Kennedy hablaba de David Morales, Gordon Campbell y George Joannides, tres agentes de la división Anti-Castro de la CIA, con sede en Miami, a los que había visto pasearse en la tarde de ese 4 de junio por el lobby del hotel. Kennedy tenía la intuición, casi la certeza, de que iba a ser asesinado como había sido asesinado su hermano, el Presidente John Kennedy, en Dallas, cinco años antes. Esa certeza también era carne en el entorno de Robert: la muerte del senador era una tragedia griega que se cumplía paso a paso y de modo inexorable.

Otro Kennedy se
lanza a la presidencia

Todo, o casi todo, se había desarrollado en menos de tres meses. En marzo de ese terrible año 68, Kennedy había decidido lanzarse a la carrera presidencial para enfrentar al casi seguro candidato republicano, Richard Nixon. Hasta ese momento, la interna de los demócratas debía dirimirse entre el senador Eugene McCarthy y el Presidente Lyndon Johnson, que iría por su reelección. Johnson había cumplido el mandato del Presidente asesinado y había sido electo en 1964. Pero el 30 de marzo, hizo un anuncio que sorprendió a Estados Unidos y al mundo: renunciaba a la posibilidad de ser reelecto. Cercado por la guerra de Vietnam, que ya era vista como una guerra perdida, Johnson prefirió el adiós. “Lyndon no es de los tipos que vayan a perder una guerra”, dijo uno de sus asesores.

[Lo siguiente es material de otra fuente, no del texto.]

# rohanpsingh/LearningHumanoidWalking

Hardware: AMD Instinct MI355X
Metric: env-steps/s (whole job): on-device rollout + GAE + PPO update (higher is better)
Workload: dtype f64 physics / f32 networks

## Files before the change

learninghumanoidwalking_amd/csrc/lhw_learner.h:

```cpp
#pragma once
#include "lhw_internal.h"

struct LearnerCore {
  int device = 0, D = 0, Dp = 0, A = 0, H = 0, learn_std = 0;
  float clip, ent_coeff, mirror_coeff, grad_clip, lr, adam_eps, beta1, beta2;
  int use_mirror = 0;
  size_t off_actor = 0, off_std = 0, off_critic = 0, n_critic = 0, n_params = 0;
  int *d_obs_src = nullptr, *d_act_src = nullptr;
  float *d_obs_sign = nullptr, *d_act_sign = nullptr;
  float *stats = nullptr;
  float *stats_part = nullptr;
  float *norm_part = nullptr;
  LhwDevMem mem;
};
#define SUMSQ_BLOCKS 128

int learner_check(const LhwPpoConfig* c, void** out, bool caps_ok);
void learner_init(LearnerCore& k, const LhwPpoConfig* c, size_t n_actor, size_t n_critic);
bool learner_mirror(LearnerCore& k, const LhwPpoConfig* c);
int learner_normalize(LearnerCore* k, const float* obs, int64_t R, const float* obs_mean, const float* obs_std, float* xn, float* xm, void* stream);
int learner_apply(LearnerCore* k, float* theta, float* grad, float* adam_m, float* adam_v, int64_t step, float grad_scale, void* stream);
int learner_grad_sqnorms(LearnerCore* k, float* out2_host);

struct AdamArgs {
  float *theta, *grad, *m, *v;
  size_t n0, off1, n1;
  int blocks0;
  float gscale;
  float* part;
  float* normsq_out;
  float max_norm, lr, beta1, beta2, eps, bc1, bc2sqrt;
};
AdamArgs learner_adam_args(const LearnerCore& k, float* theta, float* grad, float* adam_m, float* adam_v, int64_t step, float grad_scale);
__global__ void adam2_kernel(AdamArgs a);

struct StreamPair {
  hipStream_t s, sc;
  hipEvent_t ev_fork, ev_join;
  void fork() const { if (sc != s) { (void)hipEventRecord(ev_fork, s); (void)hipStreamWaitEvent(sc, ev_fork, 0); } }
  void join() const { if (sc != s) { (void)hipEventRecord(ev_join, sc); (void)hipStreamWaitEvent(s, ev_join, 0); } }
};

__global__ void normalize_kernel(const float* __restrict__ obs, int D, int Dp, size_t R, const float* __restrict__ mean, const float* __restrict__ stdv,
                                 float* __restrict__ xn, float* __restrict__ xm, const int* __restrict__ src, const float* __restrict__ sign);
__global__ void sample_kernel(const float* __restrict__ mu, int ldmu, int A, int N, const float* __restrict__ stdv, uint64_t seed, uint32_t env_base,
                              uint32_t counter, int deterministic, float* __restrict__ act, float* __restrict__ logp);
__global__ void ppo_loss_kernel(int B, int Rcap, int A, int Op, const float* __restrict__ ya, const float* __restrict__ yc, const float* __restrict__ act,
                                const float* __restrict__ old_logp, const float* __restrict__ adv, const float* __restrict__ ret,
                                const float* __restrict__ stdv, float clip, float mirror_coeff, int use_mirror, const int* __restrict__ act_src,
                                const float* __restrict__ act_sign, float* __restrict__ dya, float* __restrict__ dyc, float* __restrict__ dstd,
                                float* __restrict__ stats_part, const float* __restrict__ imit_target, const unsigned char* __restrict__ imit_mask,
                                float imit_coeff, float imit_inv_count, int seqB, float gscale);
__global__ void ppo_stats_rows_kernel(int B, int A, const float* __restrict__ rows, int ld, float imit_inv_count, float* __restrict__ stats_part);
__global__ void reduce_rows_kernel(const float* __restrict__ part, int nrows, int n, float* __restrict__ out);
__global__ void entropy_grad_kernel(const float* __restrict__ stdv, int A, float ent_coeff, float* __restrict__ grad_std);
```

Bobby Kennedy se lanzó con más fuerza a su campaña electoral para conseguir la nominación de los demócratas. “No lo hago para combatir a personas (por Nixon) sino para poner en marcha nuevas ideas.

La tarde del 4 de abril de 1968, como parte de su campaña, debió hablar en un acto en Indianapolis. Llegó a esa ciudad en avión y ni bien aterrizado le dieron la noticia: Martin Luther King, el líder negro por los derechos civiles y Premio Nobel de la Paz, había sido asesinado en Memphis. Kennedy retrocedió “como si hubiese recibido un golpe”, y se negó a suspender su acto electoral, en un barrio negro de la ciudad, pese al consejo del jefe de la policía local. Cuando llegó, supo de inmediato que la multitud no sabía nada de la muerte de Luther King. Subió al estrado para anunciar: “Tengo terribles noticias para ustedes. Martin Luther King ha sido asesinado”. Un grito de horror tapó el final de sus palabras. Kennedy entonces improvisó un discurso en el que rindió homenaje a King, citó de memoria al poeta griego Esquilo y señaló que la sociedad americana debía decidir, “(…) Qué clase de nación somos y en cuál dirección nos movemos”. Cerró con un llamado: “Lo que necesitamos en Estados Unidos no es división; lo que necesitamos en Estados Unidos no es el odio; lo que necesitamos en Estados Unidos no es la violencia y el desorden, sino el amor, la sabiduría, la compasión entere unos y otros y un sentimiento de justicia hacia quienes todavía sufren en nuestro país, sean blancos o negros”.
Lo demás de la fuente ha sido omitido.